Dataset excerpts.

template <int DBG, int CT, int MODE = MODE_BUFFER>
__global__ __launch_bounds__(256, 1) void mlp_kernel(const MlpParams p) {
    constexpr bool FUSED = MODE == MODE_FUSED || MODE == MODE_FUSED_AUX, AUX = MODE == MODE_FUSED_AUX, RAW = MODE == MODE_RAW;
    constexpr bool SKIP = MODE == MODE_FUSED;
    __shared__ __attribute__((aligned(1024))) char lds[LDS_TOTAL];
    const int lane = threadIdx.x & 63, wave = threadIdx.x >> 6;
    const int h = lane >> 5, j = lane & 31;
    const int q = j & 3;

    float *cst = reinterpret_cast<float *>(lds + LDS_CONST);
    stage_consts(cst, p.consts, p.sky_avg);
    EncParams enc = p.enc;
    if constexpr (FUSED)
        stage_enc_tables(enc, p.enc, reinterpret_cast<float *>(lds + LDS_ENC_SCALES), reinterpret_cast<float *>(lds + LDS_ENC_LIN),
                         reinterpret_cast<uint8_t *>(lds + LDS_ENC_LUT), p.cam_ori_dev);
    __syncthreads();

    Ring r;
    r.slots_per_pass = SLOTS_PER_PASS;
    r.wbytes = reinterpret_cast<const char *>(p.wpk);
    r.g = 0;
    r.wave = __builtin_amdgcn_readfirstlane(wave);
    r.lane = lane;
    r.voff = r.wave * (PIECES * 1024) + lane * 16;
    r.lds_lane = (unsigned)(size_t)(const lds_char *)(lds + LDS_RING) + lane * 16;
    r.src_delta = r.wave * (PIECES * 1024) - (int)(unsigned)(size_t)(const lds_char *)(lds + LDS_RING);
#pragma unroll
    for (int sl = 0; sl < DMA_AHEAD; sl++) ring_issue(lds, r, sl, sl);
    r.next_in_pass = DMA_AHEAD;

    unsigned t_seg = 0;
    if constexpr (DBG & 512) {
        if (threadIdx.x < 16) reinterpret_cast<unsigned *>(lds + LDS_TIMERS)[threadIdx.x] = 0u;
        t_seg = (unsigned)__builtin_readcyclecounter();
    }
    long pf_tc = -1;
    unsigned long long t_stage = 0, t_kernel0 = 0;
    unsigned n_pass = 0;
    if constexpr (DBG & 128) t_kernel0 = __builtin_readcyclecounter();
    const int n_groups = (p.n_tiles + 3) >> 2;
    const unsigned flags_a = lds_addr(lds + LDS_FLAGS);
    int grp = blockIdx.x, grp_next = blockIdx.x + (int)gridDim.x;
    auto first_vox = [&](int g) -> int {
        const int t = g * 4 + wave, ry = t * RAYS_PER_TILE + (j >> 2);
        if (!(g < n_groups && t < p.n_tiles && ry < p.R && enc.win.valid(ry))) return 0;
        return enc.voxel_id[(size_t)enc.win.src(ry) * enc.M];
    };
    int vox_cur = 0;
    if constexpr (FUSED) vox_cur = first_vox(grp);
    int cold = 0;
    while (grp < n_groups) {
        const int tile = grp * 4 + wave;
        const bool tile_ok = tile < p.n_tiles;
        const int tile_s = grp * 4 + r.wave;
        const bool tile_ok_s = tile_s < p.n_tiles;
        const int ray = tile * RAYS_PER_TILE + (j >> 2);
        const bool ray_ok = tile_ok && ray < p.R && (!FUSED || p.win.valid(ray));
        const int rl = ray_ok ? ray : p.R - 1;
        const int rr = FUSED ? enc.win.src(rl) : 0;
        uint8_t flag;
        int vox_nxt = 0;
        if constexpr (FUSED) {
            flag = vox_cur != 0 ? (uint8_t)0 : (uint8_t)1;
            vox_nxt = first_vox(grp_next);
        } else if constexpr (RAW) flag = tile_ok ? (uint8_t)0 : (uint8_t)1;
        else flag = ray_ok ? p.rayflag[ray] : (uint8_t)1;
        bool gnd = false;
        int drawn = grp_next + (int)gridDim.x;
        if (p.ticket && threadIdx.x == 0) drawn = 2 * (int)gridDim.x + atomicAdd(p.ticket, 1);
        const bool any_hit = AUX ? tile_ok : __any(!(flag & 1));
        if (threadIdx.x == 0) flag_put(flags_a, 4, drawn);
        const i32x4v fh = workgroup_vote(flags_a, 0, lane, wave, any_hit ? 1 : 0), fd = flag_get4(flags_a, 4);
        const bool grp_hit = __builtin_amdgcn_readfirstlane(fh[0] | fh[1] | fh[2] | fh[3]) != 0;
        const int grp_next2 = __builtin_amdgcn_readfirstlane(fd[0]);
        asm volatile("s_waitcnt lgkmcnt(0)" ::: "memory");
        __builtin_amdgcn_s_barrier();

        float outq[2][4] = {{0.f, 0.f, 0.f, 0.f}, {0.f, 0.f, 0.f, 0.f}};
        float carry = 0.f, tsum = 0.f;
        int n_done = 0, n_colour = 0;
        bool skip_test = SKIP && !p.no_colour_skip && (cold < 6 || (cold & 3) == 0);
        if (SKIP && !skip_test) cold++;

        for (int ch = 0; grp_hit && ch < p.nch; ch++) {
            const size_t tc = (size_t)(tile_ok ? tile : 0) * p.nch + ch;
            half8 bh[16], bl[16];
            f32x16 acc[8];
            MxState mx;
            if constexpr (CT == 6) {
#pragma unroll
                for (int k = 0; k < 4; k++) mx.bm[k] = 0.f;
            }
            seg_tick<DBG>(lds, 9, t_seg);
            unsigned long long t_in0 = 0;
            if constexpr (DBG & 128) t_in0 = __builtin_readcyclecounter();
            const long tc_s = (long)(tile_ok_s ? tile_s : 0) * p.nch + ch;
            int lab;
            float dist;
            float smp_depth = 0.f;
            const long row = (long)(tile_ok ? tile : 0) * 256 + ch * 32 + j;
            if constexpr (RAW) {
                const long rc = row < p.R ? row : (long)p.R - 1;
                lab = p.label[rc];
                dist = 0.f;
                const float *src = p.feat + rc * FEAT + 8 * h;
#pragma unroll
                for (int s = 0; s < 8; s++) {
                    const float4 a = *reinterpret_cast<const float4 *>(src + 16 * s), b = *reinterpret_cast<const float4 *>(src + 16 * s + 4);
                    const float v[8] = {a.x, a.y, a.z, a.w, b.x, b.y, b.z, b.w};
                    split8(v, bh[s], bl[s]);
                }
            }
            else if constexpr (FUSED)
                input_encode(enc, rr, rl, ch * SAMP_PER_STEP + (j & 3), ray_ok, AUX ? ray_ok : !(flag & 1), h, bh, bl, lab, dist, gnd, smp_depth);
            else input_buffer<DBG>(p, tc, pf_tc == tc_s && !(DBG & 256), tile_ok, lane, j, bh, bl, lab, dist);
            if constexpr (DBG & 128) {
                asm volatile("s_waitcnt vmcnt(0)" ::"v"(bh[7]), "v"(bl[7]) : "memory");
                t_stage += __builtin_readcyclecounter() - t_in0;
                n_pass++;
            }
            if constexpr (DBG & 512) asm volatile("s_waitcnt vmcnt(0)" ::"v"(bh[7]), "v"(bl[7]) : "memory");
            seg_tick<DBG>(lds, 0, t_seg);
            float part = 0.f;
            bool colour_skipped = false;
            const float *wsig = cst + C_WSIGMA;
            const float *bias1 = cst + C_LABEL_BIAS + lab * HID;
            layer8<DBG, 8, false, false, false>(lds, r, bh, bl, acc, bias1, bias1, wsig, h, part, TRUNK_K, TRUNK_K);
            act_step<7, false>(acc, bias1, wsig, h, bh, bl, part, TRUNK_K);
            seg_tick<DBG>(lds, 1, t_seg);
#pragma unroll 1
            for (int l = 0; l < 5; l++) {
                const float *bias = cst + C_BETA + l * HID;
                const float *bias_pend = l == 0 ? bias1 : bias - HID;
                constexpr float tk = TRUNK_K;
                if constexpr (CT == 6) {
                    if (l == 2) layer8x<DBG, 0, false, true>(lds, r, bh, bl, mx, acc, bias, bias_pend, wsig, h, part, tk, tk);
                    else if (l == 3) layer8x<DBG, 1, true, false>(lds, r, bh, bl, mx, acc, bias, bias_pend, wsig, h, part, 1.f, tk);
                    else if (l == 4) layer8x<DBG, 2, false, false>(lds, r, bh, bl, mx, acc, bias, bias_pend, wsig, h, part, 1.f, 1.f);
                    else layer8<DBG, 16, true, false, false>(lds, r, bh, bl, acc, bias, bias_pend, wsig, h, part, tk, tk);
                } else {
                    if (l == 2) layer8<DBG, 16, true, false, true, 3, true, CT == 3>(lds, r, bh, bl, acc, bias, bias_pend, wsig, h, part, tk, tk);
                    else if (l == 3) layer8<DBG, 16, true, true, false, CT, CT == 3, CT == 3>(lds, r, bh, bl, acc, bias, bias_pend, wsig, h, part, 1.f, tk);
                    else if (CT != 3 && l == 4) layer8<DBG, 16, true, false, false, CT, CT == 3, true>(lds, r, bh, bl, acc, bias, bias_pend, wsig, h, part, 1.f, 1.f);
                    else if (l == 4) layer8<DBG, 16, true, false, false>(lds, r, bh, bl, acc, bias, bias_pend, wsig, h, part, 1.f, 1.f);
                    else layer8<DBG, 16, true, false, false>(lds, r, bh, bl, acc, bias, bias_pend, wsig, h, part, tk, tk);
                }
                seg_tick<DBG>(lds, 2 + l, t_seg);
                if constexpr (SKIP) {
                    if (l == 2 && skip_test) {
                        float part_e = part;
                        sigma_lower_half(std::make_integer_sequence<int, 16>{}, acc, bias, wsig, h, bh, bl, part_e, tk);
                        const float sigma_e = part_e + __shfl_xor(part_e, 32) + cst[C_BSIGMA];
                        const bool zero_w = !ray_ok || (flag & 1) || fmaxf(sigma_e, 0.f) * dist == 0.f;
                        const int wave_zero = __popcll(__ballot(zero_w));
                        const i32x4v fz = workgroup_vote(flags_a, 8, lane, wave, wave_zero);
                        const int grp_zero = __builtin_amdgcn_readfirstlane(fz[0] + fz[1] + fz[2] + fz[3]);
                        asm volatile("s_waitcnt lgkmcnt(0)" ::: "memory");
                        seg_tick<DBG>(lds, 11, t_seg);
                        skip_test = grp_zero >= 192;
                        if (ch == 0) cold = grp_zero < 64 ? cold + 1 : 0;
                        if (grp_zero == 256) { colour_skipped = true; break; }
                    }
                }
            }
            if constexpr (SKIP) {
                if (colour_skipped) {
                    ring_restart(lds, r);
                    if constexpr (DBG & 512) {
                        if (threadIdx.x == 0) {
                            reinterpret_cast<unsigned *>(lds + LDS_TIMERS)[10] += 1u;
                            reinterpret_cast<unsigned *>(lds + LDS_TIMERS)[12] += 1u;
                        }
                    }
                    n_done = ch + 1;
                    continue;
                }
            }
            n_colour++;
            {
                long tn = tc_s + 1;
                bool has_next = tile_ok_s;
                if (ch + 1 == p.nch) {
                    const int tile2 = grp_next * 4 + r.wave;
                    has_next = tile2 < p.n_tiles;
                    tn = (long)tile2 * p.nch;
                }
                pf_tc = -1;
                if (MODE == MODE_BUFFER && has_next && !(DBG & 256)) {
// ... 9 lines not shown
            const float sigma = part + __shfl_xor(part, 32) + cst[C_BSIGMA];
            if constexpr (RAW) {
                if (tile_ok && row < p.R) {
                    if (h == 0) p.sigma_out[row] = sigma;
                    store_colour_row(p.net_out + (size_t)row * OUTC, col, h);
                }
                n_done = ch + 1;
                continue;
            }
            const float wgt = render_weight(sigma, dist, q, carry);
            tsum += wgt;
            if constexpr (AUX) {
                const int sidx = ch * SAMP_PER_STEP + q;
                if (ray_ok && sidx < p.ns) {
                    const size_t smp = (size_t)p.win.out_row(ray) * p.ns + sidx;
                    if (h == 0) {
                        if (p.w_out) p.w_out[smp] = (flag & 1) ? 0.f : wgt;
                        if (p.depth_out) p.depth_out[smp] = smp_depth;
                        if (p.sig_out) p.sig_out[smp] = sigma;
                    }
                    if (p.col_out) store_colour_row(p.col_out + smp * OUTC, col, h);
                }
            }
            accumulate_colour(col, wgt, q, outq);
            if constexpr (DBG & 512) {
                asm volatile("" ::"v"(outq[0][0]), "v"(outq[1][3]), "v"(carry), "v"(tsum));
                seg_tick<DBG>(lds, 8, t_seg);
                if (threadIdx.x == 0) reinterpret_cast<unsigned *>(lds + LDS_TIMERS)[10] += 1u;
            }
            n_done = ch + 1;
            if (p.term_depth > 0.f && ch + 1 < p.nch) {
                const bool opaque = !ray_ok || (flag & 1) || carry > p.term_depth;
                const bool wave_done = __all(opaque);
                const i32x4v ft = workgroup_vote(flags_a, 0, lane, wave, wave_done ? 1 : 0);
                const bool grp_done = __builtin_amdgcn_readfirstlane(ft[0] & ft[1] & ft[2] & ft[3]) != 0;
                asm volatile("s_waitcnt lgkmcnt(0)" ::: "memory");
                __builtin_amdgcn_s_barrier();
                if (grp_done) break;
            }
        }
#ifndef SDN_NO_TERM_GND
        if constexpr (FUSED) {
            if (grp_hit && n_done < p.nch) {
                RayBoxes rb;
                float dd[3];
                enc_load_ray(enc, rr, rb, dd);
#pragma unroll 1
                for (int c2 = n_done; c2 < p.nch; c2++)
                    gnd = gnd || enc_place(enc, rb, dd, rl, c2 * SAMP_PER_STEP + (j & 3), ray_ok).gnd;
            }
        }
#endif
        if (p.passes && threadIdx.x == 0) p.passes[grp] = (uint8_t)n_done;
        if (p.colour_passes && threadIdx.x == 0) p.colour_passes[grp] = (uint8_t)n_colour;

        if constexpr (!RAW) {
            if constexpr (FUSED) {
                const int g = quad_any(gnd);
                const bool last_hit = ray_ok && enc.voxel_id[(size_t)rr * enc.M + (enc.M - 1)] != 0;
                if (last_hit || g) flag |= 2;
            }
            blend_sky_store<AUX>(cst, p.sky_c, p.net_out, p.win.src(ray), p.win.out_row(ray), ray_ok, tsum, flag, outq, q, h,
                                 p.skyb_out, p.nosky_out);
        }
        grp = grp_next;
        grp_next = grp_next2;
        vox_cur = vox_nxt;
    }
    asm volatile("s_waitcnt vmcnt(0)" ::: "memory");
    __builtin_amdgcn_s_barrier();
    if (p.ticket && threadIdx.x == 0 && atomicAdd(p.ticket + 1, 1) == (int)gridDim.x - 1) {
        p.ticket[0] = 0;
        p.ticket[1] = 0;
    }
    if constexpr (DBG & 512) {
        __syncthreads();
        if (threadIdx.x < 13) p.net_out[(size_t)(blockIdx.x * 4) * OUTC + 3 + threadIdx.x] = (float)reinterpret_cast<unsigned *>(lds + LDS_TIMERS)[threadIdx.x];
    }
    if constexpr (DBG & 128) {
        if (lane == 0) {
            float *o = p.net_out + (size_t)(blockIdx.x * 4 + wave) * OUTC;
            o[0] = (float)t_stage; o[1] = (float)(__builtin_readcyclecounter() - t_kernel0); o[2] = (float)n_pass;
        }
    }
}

Your goal.
Copy the stretch of the records above that runs from the line with "if (p.col_out) store_colour_row(p.col_out" through the line with "seg_tick<DBG>(lds, 8, t_seg);". Both end lines belong in the copy, and nothing else does.

Answer to this problem.
                    if (p.col_out) store_colour_row(p.col_out + smp * OUTC, col, h);
                }
            }
            accumulate_colour(col, wgt, q, outq);
            if constexpr (DBG & 512) {
                asm volatile("" ::"v"(outq[0][0]), "v"(outq[1][3]), "v"(carry), "v"(tsum));
                seg_tick<DBG>(lds, 8, t_seg);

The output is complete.